Records shown below:

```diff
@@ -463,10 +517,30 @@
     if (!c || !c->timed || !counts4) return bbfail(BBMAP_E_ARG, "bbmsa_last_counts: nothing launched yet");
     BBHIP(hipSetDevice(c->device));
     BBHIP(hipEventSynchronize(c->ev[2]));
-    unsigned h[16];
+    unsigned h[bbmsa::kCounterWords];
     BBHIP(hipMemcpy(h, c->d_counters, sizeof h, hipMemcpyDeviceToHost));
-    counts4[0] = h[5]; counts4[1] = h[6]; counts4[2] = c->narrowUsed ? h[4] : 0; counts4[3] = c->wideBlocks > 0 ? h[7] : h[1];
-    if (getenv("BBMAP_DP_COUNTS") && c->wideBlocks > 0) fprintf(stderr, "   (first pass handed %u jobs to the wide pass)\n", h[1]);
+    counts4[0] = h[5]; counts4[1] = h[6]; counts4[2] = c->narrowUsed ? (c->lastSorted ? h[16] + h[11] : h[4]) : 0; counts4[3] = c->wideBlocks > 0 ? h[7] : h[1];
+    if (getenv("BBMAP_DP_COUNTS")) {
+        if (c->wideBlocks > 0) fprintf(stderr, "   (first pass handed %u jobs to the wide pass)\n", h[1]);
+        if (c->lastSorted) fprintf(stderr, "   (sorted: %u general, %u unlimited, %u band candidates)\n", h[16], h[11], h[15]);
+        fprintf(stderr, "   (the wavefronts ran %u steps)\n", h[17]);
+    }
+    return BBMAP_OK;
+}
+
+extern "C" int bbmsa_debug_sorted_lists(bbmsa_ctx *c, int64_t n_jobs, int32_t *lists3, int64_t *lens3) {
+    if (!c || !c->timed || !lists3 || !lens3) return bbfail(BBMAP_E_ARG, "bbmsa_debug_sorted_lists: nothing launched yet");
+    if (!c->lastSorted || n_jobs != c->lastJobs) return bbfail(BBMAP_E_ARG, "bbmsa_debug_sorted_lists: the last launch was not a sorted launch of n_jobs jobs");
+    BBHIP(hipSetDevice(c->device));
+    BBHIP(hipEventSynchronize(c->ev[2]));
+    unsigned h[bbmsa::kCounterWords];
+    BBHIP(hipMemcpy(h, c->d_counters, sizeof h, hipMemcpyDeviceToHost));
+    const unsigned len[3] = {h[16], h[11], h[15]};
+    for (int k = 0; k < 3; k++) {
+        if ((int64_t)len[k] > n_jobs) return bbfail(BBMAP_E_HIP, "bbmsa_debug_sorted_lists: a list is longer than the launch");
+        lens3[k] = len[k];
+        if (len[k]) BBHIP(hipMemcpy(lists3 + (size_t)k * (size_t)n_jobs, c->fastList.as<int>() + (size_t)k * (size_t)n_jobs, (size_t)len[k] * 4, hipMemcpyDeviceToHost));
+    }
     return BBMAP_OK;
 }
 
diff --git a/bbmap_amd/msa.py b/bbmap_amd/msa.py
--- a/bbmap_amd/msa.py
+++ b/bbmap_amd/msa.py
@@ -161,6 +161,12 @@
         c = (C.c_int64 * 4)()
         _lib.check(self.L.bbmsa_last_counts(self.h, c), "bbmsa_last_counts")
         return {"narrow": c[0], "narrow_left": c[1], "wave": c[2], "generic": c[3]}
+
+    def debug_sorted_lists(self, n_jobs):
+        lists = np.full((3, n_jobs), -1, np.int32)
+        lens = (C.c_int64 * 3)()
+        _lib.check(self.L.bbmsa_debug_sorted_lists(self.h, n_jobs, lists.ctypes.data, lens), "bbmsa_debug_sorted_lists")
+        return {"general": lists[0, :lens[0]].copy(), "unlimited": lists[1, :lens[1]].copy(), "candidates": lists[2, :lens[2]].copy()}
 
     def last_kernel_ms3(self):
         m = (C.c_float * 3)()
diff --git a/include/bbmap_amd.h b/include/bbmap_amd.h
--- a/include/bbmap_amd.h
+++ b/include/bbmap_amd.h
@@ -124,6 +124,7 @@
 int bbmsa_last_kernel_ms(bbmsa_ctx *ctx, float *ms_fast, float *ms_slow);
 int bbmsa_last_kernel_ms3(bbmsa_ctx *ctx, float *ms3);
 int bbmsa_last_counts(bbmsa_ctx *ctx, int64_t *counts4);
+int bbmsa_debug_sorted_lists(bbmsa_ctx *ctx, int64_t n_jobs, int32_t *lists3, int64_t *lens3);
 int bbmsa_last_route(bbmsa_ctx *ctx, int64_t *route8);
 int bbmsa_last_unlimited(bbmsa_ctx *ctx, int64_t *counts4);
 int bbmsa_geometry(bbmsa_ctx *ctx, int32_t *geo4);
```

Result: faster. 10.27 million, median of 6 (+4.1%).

End of Records shown.
Records shown below:

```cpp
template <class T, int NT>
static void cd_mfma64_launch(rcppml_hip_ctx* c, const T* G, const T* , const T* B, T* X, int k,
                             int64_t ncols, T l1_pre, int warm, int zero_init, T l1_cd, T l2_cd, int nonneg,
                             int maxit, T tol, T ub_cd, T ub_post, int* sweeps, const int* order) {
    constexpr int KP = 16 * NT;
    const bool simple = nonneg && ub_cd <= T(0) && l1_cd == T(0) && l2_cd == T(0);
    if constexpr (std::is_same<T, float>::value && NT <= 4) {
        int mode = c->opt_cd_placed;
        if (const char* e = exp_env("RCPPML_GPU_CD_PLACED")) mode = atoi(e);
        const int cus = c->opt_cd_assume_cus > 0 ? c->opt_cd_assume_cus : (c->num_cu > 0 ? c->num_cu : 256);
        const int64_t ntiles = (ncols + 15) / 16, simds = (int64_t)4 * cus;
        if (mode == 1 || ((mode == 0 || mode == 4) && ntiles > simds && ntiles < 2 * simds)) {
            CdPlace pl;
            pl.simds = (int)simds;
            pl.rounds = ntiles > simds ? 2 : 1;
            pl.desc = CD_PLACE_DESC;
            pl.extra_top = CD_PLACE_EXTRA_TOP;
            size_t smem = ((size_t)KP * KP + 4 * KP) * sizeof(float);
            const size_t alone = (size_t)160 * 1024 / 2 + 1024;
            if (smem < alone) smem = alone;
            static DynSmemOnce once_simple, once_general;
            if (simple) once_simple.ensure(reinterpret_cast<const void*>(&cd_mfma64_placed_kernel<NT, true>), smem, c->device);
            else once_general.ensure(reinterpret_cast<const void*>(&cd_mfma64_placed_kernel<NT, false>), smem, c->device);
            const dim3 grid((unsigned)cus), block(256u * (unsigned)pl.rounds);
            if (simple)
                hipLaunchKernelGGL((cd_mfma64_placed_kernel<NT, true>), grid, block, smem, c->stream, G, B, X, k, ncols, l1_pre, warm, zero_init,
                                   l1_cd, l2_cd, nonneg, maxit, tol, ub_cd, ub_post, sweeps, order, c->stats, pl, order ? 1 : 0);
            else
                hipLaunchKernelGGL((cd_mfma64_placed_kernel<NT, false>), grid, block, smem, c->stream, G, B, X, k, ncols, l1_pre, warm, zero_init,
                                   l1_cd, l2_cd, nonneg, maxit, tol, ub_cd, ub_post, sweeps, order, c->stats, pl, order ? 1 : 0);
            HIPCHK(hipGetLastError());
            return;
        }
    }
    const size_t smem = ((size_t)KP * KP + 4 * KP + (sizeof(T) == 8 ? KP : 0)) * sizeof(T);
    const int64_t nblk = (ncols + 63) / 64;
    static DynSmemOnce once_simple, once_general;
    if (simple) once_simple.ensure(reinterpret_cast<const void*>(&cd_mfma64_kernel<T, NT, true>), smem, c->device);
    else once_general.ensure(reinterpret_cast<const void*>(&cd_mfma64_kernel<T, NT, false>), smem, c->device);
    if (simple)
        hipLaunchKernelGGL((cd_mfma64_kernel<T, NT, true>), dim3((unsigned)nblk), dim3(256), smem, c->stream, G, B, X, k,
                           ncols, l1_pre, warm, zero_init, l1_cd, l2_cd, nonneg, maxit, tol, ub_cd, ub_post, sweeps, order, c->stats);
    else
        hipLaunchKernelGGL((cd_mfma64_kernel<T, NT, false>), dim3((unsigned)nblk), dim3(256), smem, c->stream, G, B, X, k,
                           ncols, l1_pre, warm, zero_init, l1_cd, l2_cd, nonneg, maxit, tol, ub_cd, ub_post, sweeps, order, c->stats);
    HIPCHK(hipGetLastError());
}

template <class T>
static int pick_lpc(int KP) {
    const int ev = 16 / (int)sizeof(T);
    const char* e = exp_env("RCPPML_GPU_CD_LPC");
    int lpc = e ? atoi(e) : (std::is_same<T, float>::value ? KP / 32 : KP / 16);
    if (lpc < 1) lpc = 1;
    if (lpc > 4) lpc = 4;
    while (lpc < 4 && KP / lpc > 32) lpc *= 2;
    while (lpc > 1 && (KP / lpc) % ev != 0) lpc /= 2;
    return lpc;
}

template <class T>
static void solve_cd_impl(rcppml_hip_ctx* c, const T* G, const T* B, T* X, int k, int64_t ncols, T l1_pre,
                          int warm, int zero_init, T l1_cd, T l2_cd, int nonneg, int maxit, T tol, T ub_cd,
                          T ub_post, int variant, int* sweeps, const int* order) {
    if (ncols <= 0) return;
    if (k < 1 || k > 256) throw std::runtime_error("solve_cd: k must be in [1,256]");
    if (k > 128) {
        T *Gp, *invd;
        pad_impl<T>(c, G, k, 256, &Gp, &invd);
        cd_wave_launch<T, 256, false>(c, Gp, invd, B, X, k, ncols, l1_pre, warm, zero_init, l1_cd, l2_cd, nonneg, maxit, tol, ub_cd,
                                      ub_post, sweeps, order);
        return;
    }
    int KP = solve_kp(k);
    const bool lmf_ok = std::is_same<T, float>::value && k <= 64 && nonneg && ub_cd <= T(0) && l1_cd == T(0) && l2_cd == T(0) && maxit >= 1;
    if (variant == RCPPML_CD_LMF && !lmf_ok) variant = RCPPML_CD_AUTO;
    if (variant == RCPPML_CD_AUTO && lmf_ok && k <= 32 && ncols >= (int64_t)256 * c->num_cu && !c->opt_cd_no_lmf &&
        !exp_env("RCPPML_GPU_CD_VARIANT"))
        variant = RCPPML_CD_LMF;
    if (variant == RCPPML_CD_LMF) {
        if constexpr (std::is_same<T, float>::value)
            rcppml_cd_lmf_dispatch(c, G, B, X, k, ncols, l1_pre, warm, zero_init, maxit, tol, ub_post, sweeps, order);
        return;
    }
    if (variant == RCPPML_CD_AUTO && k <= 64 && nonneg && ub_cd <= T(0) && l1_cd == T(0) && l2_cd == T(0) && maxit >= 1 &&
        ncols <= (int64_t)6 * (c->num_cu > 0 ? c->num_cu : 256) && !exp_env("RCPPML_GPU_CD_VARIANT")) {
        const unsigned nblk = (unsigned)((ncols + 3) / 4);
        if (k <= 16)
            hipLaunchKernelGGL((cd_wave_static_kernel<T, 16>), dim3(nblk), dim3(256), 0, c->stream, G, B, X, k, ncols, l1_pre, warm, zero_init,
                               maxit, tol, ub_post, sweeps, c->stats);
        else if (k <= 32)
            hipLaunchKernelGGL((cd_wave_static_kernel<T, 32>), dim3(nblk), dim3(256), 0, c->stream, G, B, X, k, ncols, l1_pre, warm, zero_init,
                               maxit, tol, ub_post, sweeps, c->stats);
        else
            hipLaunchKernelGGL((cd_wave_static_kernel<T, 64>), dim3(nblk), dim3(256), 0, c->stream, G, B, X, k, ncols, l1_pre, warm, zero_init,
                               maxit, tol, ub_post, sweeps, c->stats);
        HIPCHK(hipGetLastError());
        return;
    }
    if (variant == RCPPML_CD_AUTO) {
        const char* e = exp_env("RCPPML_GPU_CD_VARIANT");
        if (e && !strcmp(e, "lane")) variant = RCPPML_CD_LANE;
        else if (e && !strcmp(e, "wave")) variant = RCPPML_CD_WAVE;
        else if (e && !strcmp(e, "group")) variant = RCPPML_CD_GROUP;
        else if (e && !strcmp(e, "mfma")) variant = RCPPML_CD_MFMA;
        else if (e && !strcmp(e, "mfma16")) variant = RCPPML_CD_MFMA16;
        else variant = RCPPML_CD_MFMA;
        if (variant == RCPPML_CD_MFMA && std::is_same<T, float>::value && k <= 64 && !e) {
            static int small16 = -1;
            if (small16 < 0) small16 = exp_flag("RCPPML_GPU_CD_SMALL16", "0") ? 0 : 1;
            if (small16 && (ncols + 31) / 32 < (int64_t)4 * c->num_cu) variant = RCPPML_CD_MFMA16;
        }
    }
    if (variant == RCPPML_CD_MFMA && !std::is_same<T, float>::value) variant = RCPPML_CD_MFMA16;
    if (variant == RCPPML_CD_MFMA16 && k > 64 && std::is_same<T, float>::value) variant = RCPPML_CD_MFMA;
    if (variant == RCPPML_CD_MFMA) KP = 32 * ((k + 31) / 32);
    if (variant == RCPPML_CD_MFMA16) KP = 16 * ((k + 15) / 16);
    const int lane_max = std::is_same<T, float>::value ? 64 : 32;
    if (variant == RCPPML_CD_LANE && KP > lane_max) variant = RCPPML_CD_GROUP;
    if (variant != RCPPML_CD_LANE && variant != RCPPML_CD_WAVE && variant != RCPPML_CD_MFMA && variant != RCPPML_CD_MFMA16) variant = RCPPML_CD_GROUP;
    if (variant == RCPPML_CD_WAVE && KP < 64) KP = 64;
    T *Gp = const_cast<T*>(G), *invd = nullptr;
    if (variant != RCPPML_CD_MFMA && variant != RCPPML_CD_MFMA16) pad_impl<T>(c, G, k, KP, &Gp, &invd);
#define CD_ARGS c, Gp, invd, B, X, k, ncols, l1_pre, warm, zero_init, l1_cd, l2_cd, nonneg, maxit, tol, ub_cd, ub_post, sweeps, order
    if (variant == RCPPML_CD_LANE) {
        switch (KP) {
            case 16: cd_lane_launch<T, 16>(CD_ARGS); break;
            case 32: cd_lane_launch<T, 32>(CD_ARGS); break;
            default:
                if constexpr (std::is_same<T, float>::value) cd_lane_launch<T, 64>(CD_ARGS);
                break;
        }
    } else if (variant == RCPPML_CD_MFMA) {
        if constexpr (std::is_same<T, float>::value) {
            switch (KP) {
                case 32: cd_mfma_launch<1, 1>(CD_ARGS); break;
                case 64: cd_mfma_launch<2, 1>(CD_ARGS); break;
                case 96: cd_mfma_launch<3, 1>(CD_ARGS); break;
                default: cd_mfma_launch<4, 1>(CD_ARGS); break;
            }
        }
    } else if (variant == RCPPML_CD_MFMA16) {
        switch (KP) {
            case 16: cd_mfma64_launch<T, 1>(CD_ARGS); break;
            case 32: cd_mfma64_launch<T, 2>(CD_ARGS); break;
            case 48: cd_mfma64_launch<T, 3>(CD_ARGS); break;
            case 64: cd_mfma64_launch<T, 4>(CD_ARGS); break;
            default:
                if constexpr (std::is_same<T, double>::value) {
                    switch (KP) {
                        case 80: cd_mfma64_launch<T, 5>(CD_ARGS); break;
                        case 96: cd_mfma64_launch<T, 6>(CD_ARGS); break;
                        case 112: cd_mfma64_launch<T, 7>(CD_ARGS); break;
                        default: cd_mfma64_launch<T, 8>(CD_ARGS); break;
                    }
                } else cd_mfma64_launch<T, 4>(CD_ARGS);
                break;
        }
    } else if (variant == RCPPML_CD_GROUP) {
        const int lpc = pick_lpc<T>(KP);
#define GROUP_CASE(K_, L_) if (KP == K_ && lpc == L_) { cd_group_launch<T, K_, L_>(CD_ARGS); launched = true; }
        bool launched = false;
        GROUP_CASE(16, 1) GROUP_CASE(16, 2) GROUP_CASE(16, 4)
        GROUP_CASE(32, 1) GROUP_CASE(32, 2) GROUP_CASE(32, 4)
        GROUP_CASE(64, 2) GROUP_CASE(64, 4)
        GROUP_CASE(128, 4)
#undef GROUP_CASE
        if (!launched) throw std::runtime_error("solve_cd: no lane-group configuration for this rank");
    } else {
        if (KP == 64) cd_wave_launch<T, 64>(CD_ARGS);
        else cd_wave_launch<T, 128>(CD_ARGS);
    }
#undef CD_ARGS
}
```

End of Records shown.

How to complete this task: Your answer should consist of the lines above that hold the word "false", copied exactly.

Exercise output:
            else once_general.ensure(reinterpret_cast<const void*>(&cd_mfma64_placed_kernel<NT, false>), smem, c->device);
                hipLaunchKernelGGL((cd_mfma64_placed_kernel<NT, false>), grid, block, smem, c->stream, G, B, X, k, ncols, l1_pre, warm, zero_init,
    else once_general.ensure(reinterpret_cast<const void*>(&cd_mfma64_kernel<T, NT, false>), smem, c->device);
        hipLaunchKernelGGL((cd_mfma64_kernel<T, NT, false>), dim3((unsigned)nblk), dim3(256), smem, c->stream, G, B, X, k,
        cd_wave_launch<T, 256, false>(c, Gp, invd, B, X, k, ncols, l1_pre, warm, zero_init, l1_cd, l2_cd, nonneg, maxit, tol, ub_cd,
        bool launched = false;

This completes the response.